Стало быть, Вам придется делать публикацию. Но Вы, пожалуйста, не держитесь системы Марии Владимировны: запрашивайте подороже (minimum 250 р.). Дачники найдутся, какова бы ни была цена. Ведь я же платил Вам 500!
Публикацию делайте только в "Русских ведомостях" и на первой странице.
Ваша картина уже готова.
В пятницу идет моя паршивенькая пьеска в одном акте; "Иванов" гуляет по Руси и собирает детишкам на молочишко...
Вчера был у меня Короленко. Слезно просит жить это лето на Волге.
Денег нет. Вся надежда на тираж 1-го марта. Номер серии 9145, номер билета 17. Если выиграю, то могу дать Вам взаймы 100 рублей.
Ах, если б жениться на богатой!! Если я женюсь на богатой купчихе, то, обещаю, мы с Вами обдерем ее, анафему, как липку.
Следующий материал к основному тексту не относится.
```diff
@@ -215,7 +221,7 @@
     v2s diag0 = PK(SK ? I32(vInitH) : HNEUTRAL);
 
     auto load_scores = [&](int symA, int symB, int (&wa)[RS / WR], int (&wb)[RS / WR]) {
-        if (PT) { wa[0] = tabs[symA]; wb[0] = tabs[symB]; return; }
+        if (PT) { wa[0] = tab_at(symA); wb[0] = tab_at(symB); return; }
         const int *sa = reinterpret_cast<const int *>(profA + symA * SYMSTRIDE);
         const int *sb = reinterpret_cast<const int *>(profB + symB * SYMSTRIDE);
 #pragma unroll
@@ -318,13 +324,14 @@
         Fout = I32(F);
         constexpr bool FOLDED = SK && (R & 1);
         const v2s nb = FOLDED ? colmax : M3 ? pk_max3(best, colmax, colmax) : pk_max(best, colmax);
-        int m;
-        {
+        auto improved = [&]() -> int {
             const v2s dd = FOLDED ? (best - nb) : M3 ? (best - colmax) : pk_subs(best, colmax);
             const v2s sh = {15, 15};
-            m = I32(dd >> sh);
-        }
-        if (__builtin_amdgcn_ballot_w64(m != 0) != 0) {
+            return I32(dd >> sh);
+        };
+        int m = FOLDED ? 0 : improved();
+        if (__builtin_amdgcn_ballot_w64(FOLDED ? I32(nb) != I32(best) : m != 0) != 0) {
+            if (FOLDED) m = improved();
             asm("v_bfi_b32 %0, %1, %2, %3" : "=v"(bestcol) : "v"(m), "s"((t & 0xFFFF) * 0x00010001), "v"(bestcol));
             fake &= ~m;
 #pragma unroll
@@ -334,7 +341,7 @@
         if (SK) Zv += I32(vExt);
     };
 
-    const int T = max_rlen + G - 1;
+    const int T = __builtin_amdgcn_readfirstlane(max_rlen) + G - 1;
     int w0a[RS / WR], w0b[RS / WR], w1a[RS / WR], w1b[RS / WR];
     const int rlA_ = (int)ptab[5 * pA + 3], rlB_ = (int)ptab[5 * pB + 3];
     const uint8_t *refA = rbase + ptab[5 * pA + 2], *refB = rbase + ptab[5 * pB + 2];
@@ -353,16 +360,11 @@
         nsA = symA_of(r1a); nsB = symB_of(r1b);
     } else {
         load_scores(rsA[0], rsB[0], w0a, w0b);
-        nsA = rsA[1]; nsB = rsB[1];
+        nsA = rsA[SS]; nsB = rsB[SS];
     }
     constexpr int SHP = PMX_SHARE_PERIOD > G ? PMX_SHARE_PERIOD : G;
     auto share_bound = [&]() {
-        int v = I32(best) - skew0;
-#pragma unroll
-        for (int off = G / 2; off >= 1; off >>= 1) {
-            const int o = __shfl_xor(v, (IL ? 2 : 1) * off, 64);
-            v = pk_max3(v, o, o);
-        }
+        const int v = group_max3<G, IL>(I32(best) - skew0);
         const int fresh = v - 0x00010001 + skew0;
         const int old = vprev ? vprev + ((SHP * ext) & 0xFFFF) * 0x00010001 + skew0 : 0;
         const v2s nbest = pk_max3(best, PK(fresh), PK(old));
@@ -370,16 +372,19 @@
         best = nbest;
         vprev = v;
     };
+    const unsigned char *rcur = rsA;
     for (int t = 0; t + 1 < T; t += 2) {
         if (SK && G > 1 && (t & (SHP - 1)) == 0 && t) share_bound();
         load_scores(nsA, nsB, w1a, w1b);
         if (FETCH) { nsA = symA_of(m2a); nsB = symB_of(m2b); fetch(t + 4, m2a, m2b); }
+        else if (PT) { nsA = rcur[2 * SS]; nsB = rcur[2 * SS + 1]; asm("" : "+v"(nsA), "+v"(nsB)); }
         else { nsA = rsA[t + 2]; nsB = rsB[t + 2]; }
         __builtin_amdgcn_sched_barrier(0);
         step(HA, HB, w0a, w0b, t);
         __builtin_amdgcn_sched_barrier(0);
         load_scores(nsA, nsB, w0a, w0b);
         if (FETCH) { nsA = symA_of(m3a); nsB = symB_of(m3b); fetch(t + 5, m3a, m3b); }
+        else if (PT) { nsA = rcur[3 * SS]; nsB = rcur[3 * SS + 1]; asm("" : "+v"(nsA), "+v"(nsB)); rcur += 2 * SS; }
         else { nsA = rsA[t + 3]; nsB = rsB[t + 3]; }
         __builtin_amdgcn_sched_barrier(0);
         step(HB, HA, w1a, w1b, t + 1);
```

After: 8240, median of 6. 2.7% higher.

Мокрого места не останется.
Моя повесть, посланная для мартовской книжки "Северного вестника", имеет успех. Получаю захлебывающиеся письма.
Не увидимся ли мы с Вами в скором времени? Нужно бы...
Если Берг возьмет повесть Марии Владимировны, то примите к сведению, что в Питере все дамы-беллетристки берут по 125 р. за лист. У Берга теперь есть деньги. Он платит недурно и, приглашая меня, без длинных разговоров согласился платить мне 100 руб. за каждый маленький (хотя бы в 100 строк) рассказ.
Ну, будьте здоровы. Поклоны всем бабкинцам! Скоро прилетят грачи и скворцы.
Ваш А. Чехов.
378. Ал. П. ЧЕХОВУ
15 февраля 1888 г. Москва.
15.
Гусиади!
Не писал я тебе так долго, потому что мешала лень; хочется не писать, а лежать пластом и плевать в потолок.
Я отдыхаю. Недавно написал большую (5 печатных листов) повесть, которую, буде пожелаешь, узришь в мартовской книжке "Северного вестника". Получил задатку 500 р. Повесть называется так: "Степь".
Вообще чувствую собачью старость. Едва ли уж я вернусь в газеты! Прощай, прошлое! Буду изредка пописывать Суворину, а остальных, вероятно, похерю.
Правда ли, что ты работаешь в "Гражданине"?
Я виноват перед Анной Ивановной, что не отвечаю на ее письмо. Отвечу по ее выздоровлении, ибо длинно толковать с больным о его болезни я считаю вредным. Пусть ее не волнует "гумма". Йодистый калий помогает не при одном только сифилисе, а "гумма" разная бывает.
Во всяком случае я рад, что она выздоравливает и что Кнох, Слюнин и К° потерпели срам. Рад, что ты обратился, как я советовал тебе, к знающему человеку; рад я, что не верил бугорчатке, абсцессу печени, операции, катару желчных путей и проч. Мне казалось, что я знаю больше Кноха и К°, и теперь я в этом убежден. Очень приятно, хотя с другой стороны и жаль, что я "фаАстаю".
19-го идет моя новая пьеска в одном действии. "Иванов" ходит по Руси и не раз уж давался в Харькове.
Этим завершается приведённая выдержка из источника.